◆ WORK INSTRUCTIONS: Return only the lines running from the top of the entries to the line with "(&v)[N], int c)", inclusive, exactly as written.
════
template <int LAY, int MT>
__device__ __forceinline__ void blk_load(float (&z)[MT][16], __amdgpu_buffer_rsrc_t rs, int voff)
{
    constexpr int EB = LAY == LAY_BLK ? 16 : 8;
#pragma unroll
    for (int R = 0; R < MT; ++R)
#pragma unroll
        for (int q = 0; q < 4; ++q) {
            const int soff = (8 * R + 2 * q) * 32 * EB;
            if constexpr (LAY == LAY_BLK) {
                typedef __attribute__((ext_vector_type(4))) float f32x4;
                const f32x4 f = __builtin_bit_cast(f32x4, __builtin_amdgcn_raw_buffer_load_b128(rs, voff, soff, CDL_FAT_LD_AUX));
                z[R][4 * q + 0] = f.x; z[R][4 * q + 1] = f.y; z[R][4 * q + 2] = f.z; z[R][4 * q + 3] = f.w;
            } else {
                const u32x2 u = __builtin_bit_cast(u32x2, __builtin_amdgcn_raw_buffer_load_b64(rs, voff, soff, CDL_FAT_LD_AUX));
                z[R][4 * q + 0] = __builtin_bit_cast(float, u.x << 16);
                z[R][4 * q + 1] = __builtin_bit_cast(float, u.x & 0xffff0000u);
                z[R][4 * q + 2] = __builtin_bit_cast(float, u.y << 16);
                z[R][4 * q + 3] = __builtin_bit_cast(float, u.y & 0xffff0000u);
            }
        }
}
template <int LAY>
__device__ __forceinline__ void blk_store4(float a0, float a1, float a2, float a3, __amdgpu_buffer_rsrc_t rs, int voff, int quad_pair)
{
    constexpr int EB = LAY == LAY_BLK ? 16 : 8;
    const int soff = quad_pair * 32 * EB;
    if constexpr (LAY == LAY_BLK) {
        typedef __attribute__((ext_vector_type(4))) float f32x4;
        const f32x4 f = {a0, a1, a2, a3};
        __builtin_amdgcn_raw_buffer_store_b128(__builtin_bit_cast(u32x4, f), rs, voff, soff, CDL_FAT_ST_AUX);
    } else {
        u32x2 u;
        u.x = (__builtin_bit_cast(unsigned, a0) >> 16) | (__builtin_bit_cast(unsigned, a1) & 0xffff0000u);
        u.y = (__builtin_bit_cast(unsigned, a2) >> 16) | (__builtin_bit_cast(unsigned, a3) & 0xffff0000u);
        __builtin_amdgcn_raw_buffer_store_b64(u, rs, voff, soff, CDL_FAT_ST_AUX);
    }
}

template <int N>
__device__ __forceinline__ float lane_transpose_sum(const float (&v)[N], int c)
{
    float r = LaneTransposeSum<N>::run(v, c);
    if (N == 16) r += __shfl_xor(r, 16, 64);
    return r;
}

__device__ __forceinline__ float col2im_row(const float (&rv)[4], int h)
{
    const float r4 = upper_half_to_lower(rv[0]);
    const float r5 = upper_half_to_lower(rv[1]);
    const float r6 = upper_half_to_lower(rv[2]);
    const bool lo = h == 0;
    float s = lo ? r6 : 0.0f;
    s = wave_shr1(s) + (lo ? r5 : 0.0f);
    s = wave_shr1(s) + (lo ? r4 : 0.0f);
    s = wave_shr1(s) + (lo ? rv[3] : 0.0f);
    s = wave_shr1(s) + (lo ? rv[2] : 0.0f);
    s = wave_shr1(s) + (lo ? rv[1] : 0.0f);
    s = wave_shr1(s) + (lo ? rv[0] : 0.0f);
    return s;
}

template <int MT, int PREC, int MODE, int LIN, int LOUT, bool DA = false, int WY = 2>
__global__ __launch_bounds__(Shape<WY>::NT) void k_stage(FusedParams p)
{
    using G = Shape<WY>;
    constexpr int NW = G::NW, NT = G::NT, TH = G::TH, RTH = G::RTH, PITCH = G::PITCH, COPY = G::COPY, SLAB = G::SLAB;
    constexpr int LDS_RT = G::LDS_RT, LDS_RSUM = G::LDS_RSUM, LDS_STAGE = G::LDS_STAGE, LDS_DA_THIN = G::LDS_DA_THIN;
    static_assert(!DA || (MODE == MODE_BWD && TH == GW_TH), "dA_k rides in the reverse stage, on k_wgrad2d's 64 x 16 tiles");
    extern __shared__ __attribute__((aligned(16))) unsigned char smem[];
    __bf16 *rt = reinterpret_cast<__bf16 *>(smem);
    float *rsum_all = reinterpret_cast<float *>(smem + LDS_RT);
    const uint4 *wl = reinterpret_cast<const uint4 *>(smem + LDS_RT + LDS_RSUM);
    float *tau_s = reinterpret_cast<float *>(smem + LDS_RT + LDS_RSUM + LDS_W);
    float *tacc_s = tau_s + 64;
    __bf16 *thin2 = reinterpret_cast<__bf16 *>(smem + LDS_STAGE);
    __bf16 *imgs2 = reinterpret_cast<__bf16 *>(smem + LDS_STAGE + LDS_DA_THIN);

    constexpr int M = 32 * MT;
    constexpr int FA = MT * 4, FB = 4 * MT;
    constexpr int NFRAG = (PREC != 1 ? 2 : 1) * (FA + FB);
    constexpr int NSTG = G::NSTG;
    const int tid = threadIdx.x, lane = tid & 63, wid = tid >> 6;
    const int wxi = wid % WX, wyi = wid / WX;
    const int c = lane & 31, h = lane >> 5;
    const size_t HW = (size_t)p.H * p.W;
    const int numTiles = p.N * p.tilesY * p.tilesX;

    {
        uint4 *z4 = reinterpret_cast<uint4 *>(smem);
        for (int i = tid; i < (LDS_RT + LDS_RSUM) / 16; i += NT) z4[i] = make_uint4(0, 0, 0, 0);
        uint4 *wdst = reinterpret_cast<uint4 *>(smem + LDS_RT + LDS_RSUM);
        if (PREC != 1) {
            for (int i = tid; i < NFRAG * 64; i += NT) wdst[i] = p.frags[i];
        } else {
            for (int i = tid; i < FA * 64; i += NT) wdst[i] = p.frags[i];
            for (int i = tid; i < FB * 64; i += NT) wdst[FA * 64 + i] = p.frags[2 * FA * 64 + i];
        }
    }
    float stg[NSTG];
    auto stage_load = [&](int t) {
        int bid = p.rev ? numTiles - 1 - t : t;
        const int txi = bid % p.tilesX; bid /= p.tilesX;
        const int tyi = bid % p.tilesY;
        const int n = bid / p.tilesY;
        const float *rimg = p.r + (size_t)n * HW;
#pragma unroll
        for (int k = 0; k < NSTG; ++k) {
            const int i = tid + k * NT;
            const int yy = i / RTW, xx = i % RTW;
            const int gy = tyi * TH - HALO + yy, gx = txi * TW - HALO + xx;
            float v = 0.0f;
            if (i < RTH * RTW && t < numTiles && !CDL_DBG(p.dbg, 8) && gy >= 0 && gy < p.H && gx >= 0 && gx < p.W)
                v = rimg[(size_t)gy * p.W + gx];
            stg[k] = v;
        }
    };
    auto stage_store = [&]() {
#pragma unroll
        for (int k = 0; k < NSTG; ++k) {
            const int i = tid + k * NT;
            if (i >= RTH * RTW) continue;
            const int yy = i / RTW, xx = i % RTW;
            const __bf16 hh = (__bf16)stg[k];
            const __bf16 ll = (__bf16)(stg[k] - (float)hh);
#pragma unroll
            for (int q = 0; q < 4; ++q)
                if (yy - q >= 0) {
                    rt[(0 * 4 + q) * COPY + xx * PITCH + (yy - q)] = hh;
                    if (PREC != 1) rt[(1 * 4 + q) * COPY + xx * PITCH + (yy - q)] = ll;
                }
        }
    };
    constexpr int NSTG2 = DA ? (GW_RTH * RTW + NT - 1) / NT : 1;
    float stg2[NSTG2];
    auto stage2_load = [&](int t) {
        int bid = p.rev ? numTiles - 1 - t : t;
        const int txi = bid % p.tilesX; bid /= p.tilesX;
        const int tyi = bid % p.tilesY;
        const int n = bid / p.tilesY;
        const float *timg = p.r2 + (t < numTiles ? (size_t)n * HW : 0);
#pragma unroll
        for (int k = 0; k < NSTG2; ++k) {
            const int i = tid + k * NT;
            const int yy = i / RTW, xx = i % RTW;
            const int gy = tyi * TH - HALO + yy, gx = txi * TW - HALO + xx;
            const bool ok = i < GW_RTH * RTW && t < numTiles && gy >= 0 && gy < p.H && gx >= 0 && gx < p.W;
            const float v = timg[ok ? (size_t)gy * p.W + gx : 0];
            stg2[k] = ok ? v : 0.0f;
        }
    };
    auto stage2_store = [&]() {
#pragma unroll
        for (int k = 0; k < NSTG2; ++k) {
            const int i = tid + k * NT;
            if (i >= GW_RTH * RTW) continue;
            const int yy = i / RTW, xx = i % RTW;
            const __bf16 hh = (__bf16)stg2[k];
            const __bf16 ll = (__bf16)(stg2[k] - (float)hh);
#pragma unroll
            for (int sft = 0; sft < 4; ++sft)
                if (xx - sft >= 0) {
                    thin2[(0 * 4 + sft) * TCOPY + yy * TPITCH + xx - sft] = hh;
                    if (PREC != 1) thin2[(1 * 4 + sft) * TCOPY + yy * TPITCH + xx - sft] = ll;
                }
        }
    };
    f32x16 dacc[DA ? MT : 1][2];
    if constexpr (DA) {
#pragma unroll
        for (int R = 0; R < MT; ++R)
#pragma unroll
            for (int tt = 0; tt < 2; ++tt)
#pragma unroll
                for (int v = 0; v < 16; ++v) dacc[R][tt][v] = 0.0f;
        for (int i = tid; i < LDS_DA_THIN / 16; i += NT) reinterpret_cast<uint4 *>(thin2)[i] = make_uint4(0, 0, 0, 0);
        stage2_load(blockIdx.x);
    }
    stage_load(blockIdx.x);
    __syncthreads();
    stage_store();
    if constexpr (DA) stage2_store();

    constexpr int OFF_AH = 0;
    constexpr int OFF_AL = FA;
    constexpr int OFF_BH = (PREC != 1 ? 2 * FA : FA);
    constexpr int OFF_BL = 2 * FA + FB;
    constexpr bool WREG = G::WREG;
    bf16x8 wreg[WREG ? NFRAG : 1];
    if constexpr (WREG) {
#pragma unroll
        for (int f = 0; f < NFRAG; ++f) wreg[f] = __builtin_bit_cast(bf16x8, wl[f * 64 + lane]);
    }
    auto wfrag = [&](int f) __attribute__((always_inline)) {
        if constexpr (WREG) return wreg[f];
        else return __builtin_bit_cast(bf16x8, wl[f * 64 + lane]);
    };

    const int xl = wxi * 32 + c;
    float *rsum = rsum_all + ((wxi & 1) + 2 * (wyi & 1)) * SLAB;
    const bool has_base = (MODE == MODE_FWD) || (MODE == MODE_BWD && p.zin != nullptr);
    const int hw4 = (int)HW * 4;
════
◆ ANSWER TO THIS PROBLEM:
template <int LAY, int MT>
__device__ __forceinline__ void blk_load(float (&z)[MT][16], __amdgpu_buffer_rsrc_t rs, int voff)
{
    constexpr int EB = LAY == LAY_BLK ? 16 : 8;
#pragma unroll
    for (int R = 0; R < MT; ++R)
#pragma unroll
        for (int q = 0; q < 4; ++q) {
            const int soff = (8 * R + 2 * q) * 32 * EB;
            if constexpr (LAY == LAY_BLK) {
                typedef __attribute__((ext_vector_type(4))) float f32x4;
                const f32x4 f = __builtin_bit_cast(f32x4, __builtin_amdgcn_raw_buffer_load_b128(rs, voff, soff, CDL_FAT_LD_AUX));
                z[R][4 * q + 0] = f.x; z[R][4 * q + 1] = f.y; z[R][4 * q + 2] = f.z; z[R][4 * q + 3] = f.w;
            } else {
                const u32x2 u = __builtin_bit_cast(u32x2, __builtin_amdgcn_raw_buffer_load_b64(rs, voff, soff, CDL_FAT_LD_AUX));
                z[R][4 * q + 0] = __builtin_bit_cast(float, u.x << 16);
                z[R][4 * q + 1] = __builtin_bit_cast(float, u.x & 0xffff0000u);
                z[R][4 * q + 2] = __builtin_bit_cast(float, u.y << 16);
                z[R][4 * q + 3] = __builtin_bit_cast(float, u.y & 0xffff0000u);
            }
        }
}
template <int LAY>
__device__ __forceinline__ void blk_store4(float a0, float a1, float a2, float a3, __amdgpu_buffer_rsrc_t rs, int voff, int quad_pair)
{
    constexpr int EB = LAY == LAY_BLK ? 16 : 8;
    const int soff = quad_pair * 32 * EB;
    if constexpr (LAY == LAY_BLK) {
        typedef __attribute__((ext_vector_type(4))) float f32x4;
        const f32x4 f = {a0, a1, a2, a3};
        __builtin_amdgcn_raw_buffer_store_b128(__builtin_bit_cast(u32x4, f), rs, voff, soff, CDL_FAT_ST_AUX);
    } else {
        u32x2 u;
        u.x = (__builtin_bit_cast(unsigned, a0) >> 16) | (__builtin_bit_cast(unsigned, a1) & 0xffff0000u);
        u.y = (__builtin_bit_cast(unsigned, a2) >> 16) | (__builtin_bit_cast(unsigned, a3) & 0xffff0000u);
        __builtin_amdgcn_raw_buffer_store_b64(u, rs, voff, soff, CDL_FAT_ST_AUX);
    }
}

template <int N>
__device__ __forceinline__ float lane_transpose_sum(const float (&v)[N], int c)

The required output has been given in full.